As many colleagues may recall, the controversy surrounding the passage of that bill through the NT assembly ultimately led to the former member for Menzies, Mr Kevin Andrews, introducing his private member's bill with the aim of overriding the legislation passed by the Northern Territory's legislative assembly. The passage of Mr Andrews' private member's bill also specifically removed the right of the ACT parliament to pass legislation that allowed for voluntary assisted dying. One of arguments used at the time in favour of the Andrews bill was that the territories should not be allowed to move before any of the state legislators. In other words, the territories weren't allowed to lead but they may—may—be allowed to follow; except, thanks to the Andrews bill, the territories aren't even allowed to follow.

Between the time of the passage of the Andrews bill in 1997 and the introduction of the legislation we are considering today, every state part parliament has passed legislation relating to voluntary assisted dying.
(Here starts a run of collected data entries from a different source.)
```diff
@@ -1493,13 +1563,20 @@
 static int g_ringh_stream = [] { const char* e = getenv("MGN_RINGH_STREAM"); return e ? atoi(e) : 1; }();
 int edge_ring_h_streamed() { return g_ringh_stream; }
 int set_ringh_stream(int on) { const int old = g_ringh_stream; g_ringh_stream = on; return old; }
+#ifndef MGN_RING_RECV_PACK
+#define MGN_RING_RECV_PACK 2
+#endif
+static int g_ring_recv_pack = MGN_RING_RECV_PACK;
+int set_ring_recv_pack(int bits) { const int old = g_ring_recv_pack; g_ring_recv_pack = bits & 3; return old; }
 hipError_t launch_edge_ring_h(const EdgeArgs& a, const LaunchCfg& lc, hipStream_t s) {
     static bool attr_set8 = false, attr_set4 = false, attr_s8 = false, attr_s4 = false;
     if (g_ringh_stream) {
         LaunchCfg ls = lc;
         ls.lds = (size_t)Rs::NB * Rs::BUF * 16 + (size_t)(lc.threads / 64) * 16384 + (size_t)T_COUNT * 128 * 4 + 64;
-        if (lc.threads == 256) return sp_launch(k_edge_ring_hs<4>, a, ls, s, attr_s4);
-        return sp_launch(k_edge_ring_hs<8>, a, ls, s, attr_s8);
+        EdgeArgs ap = a;
+        ap.recv_pack = g_ring_recv_pack;
+        if (lc.threads == 256) return sp_launch(k_edge_ring_hs<4>, ap, ls, s, attr_s4);
+        return sp_launch(k_edge_ring_hs<8>, ap, ls, s, attr_s8);
     }
     if (lc.threads == 256) return sp_launch(k_edge_ring_h<4>, a, lc, s, attr_set4);
     return sp_launch(k_edge_ring_h<8>, a, lc, s, attr_set8);
```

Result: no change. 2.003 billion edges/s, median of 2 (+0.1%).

The Victorian parliament passed legislation in 2017 followed by Western Australian parliament in 2019 then Queensland, South Australia and Tasmanian parliaments in 2021, and the New South Wales parliament earlier this year. All of these sovereign state parliaments have passed legislation that will allow their citizens to access voluntary assisted dying in strictly controlled circumstances, yet the citizens of the ACT and NT are prevented from debating these issues, let alone passing similar legislation, by an act of the federal parliament.

The passage of these various pieces of legislation stands in stark contrast to the specific prohibition of the ACT and NT parliament's ability to follow suit. So it is time for our parliament to restore the equality among the state and territory parliaments. To persist with the situation where state parliaments have more rates than territory parliaments is unjust and unfair. If the current situation is to persist, it will mean that citizens who live a short drive from this building, over the border in New South Wales, will continue to have more rights than those who live in the ACT. To continue to hold back the two territory parliaments is to hold back two jurisdictions from debating the very same laws that have been passed in every other state.

It is time for our parliament to restore the full rights of the NT and ACT parliaments to legislate for the peace, order and good governance of their territories in all respect. Not to do so is to say that the representatives and electors in the states should continue to have more rights than those in the territories. To continue to prevent two representative and duly elected bodies from discussing an issue that their respective communities want debated and addressed is fundamentally undemocratic.

The passage of the bill before us today would see the Northern Territory and the ACT fully reinstated as equal partners in our Commonwealth. Fundamentally, the Andrews bill, I believe, was wrong in 1997, and for it to stay in place in 2022 would send a clear message to the people of the ACT and the NT that this parliament does not see them as equals.

In drawing my remarks to a close, I will take this opportunity to place on the record my respect for and thanks to my colleagues from the two territories for their pursuit of equality for their parliaments and citizens. In particular, I'd like to congratulate Alicia Payne MP and Luke Gosling MP, both in the other place, for advocating so powerfully for the restoration of territory rights and for bringing forward this legislation. To my Senate colleague Malarndirri McCarthy I say: your advocacy for the rights of Northern Territorians is legendary, and I am pleased to be here today to support you in that quest. And, of course, I congratulate Senator Katy Gallagher for her outstanding work and advocacy on behalf of Canberrans.

I would also like to acknowledge the work of previous members and senators who have attempted to resolve this issue. I hope that this bill will succeed where others have not. I commend the bill to the Senate.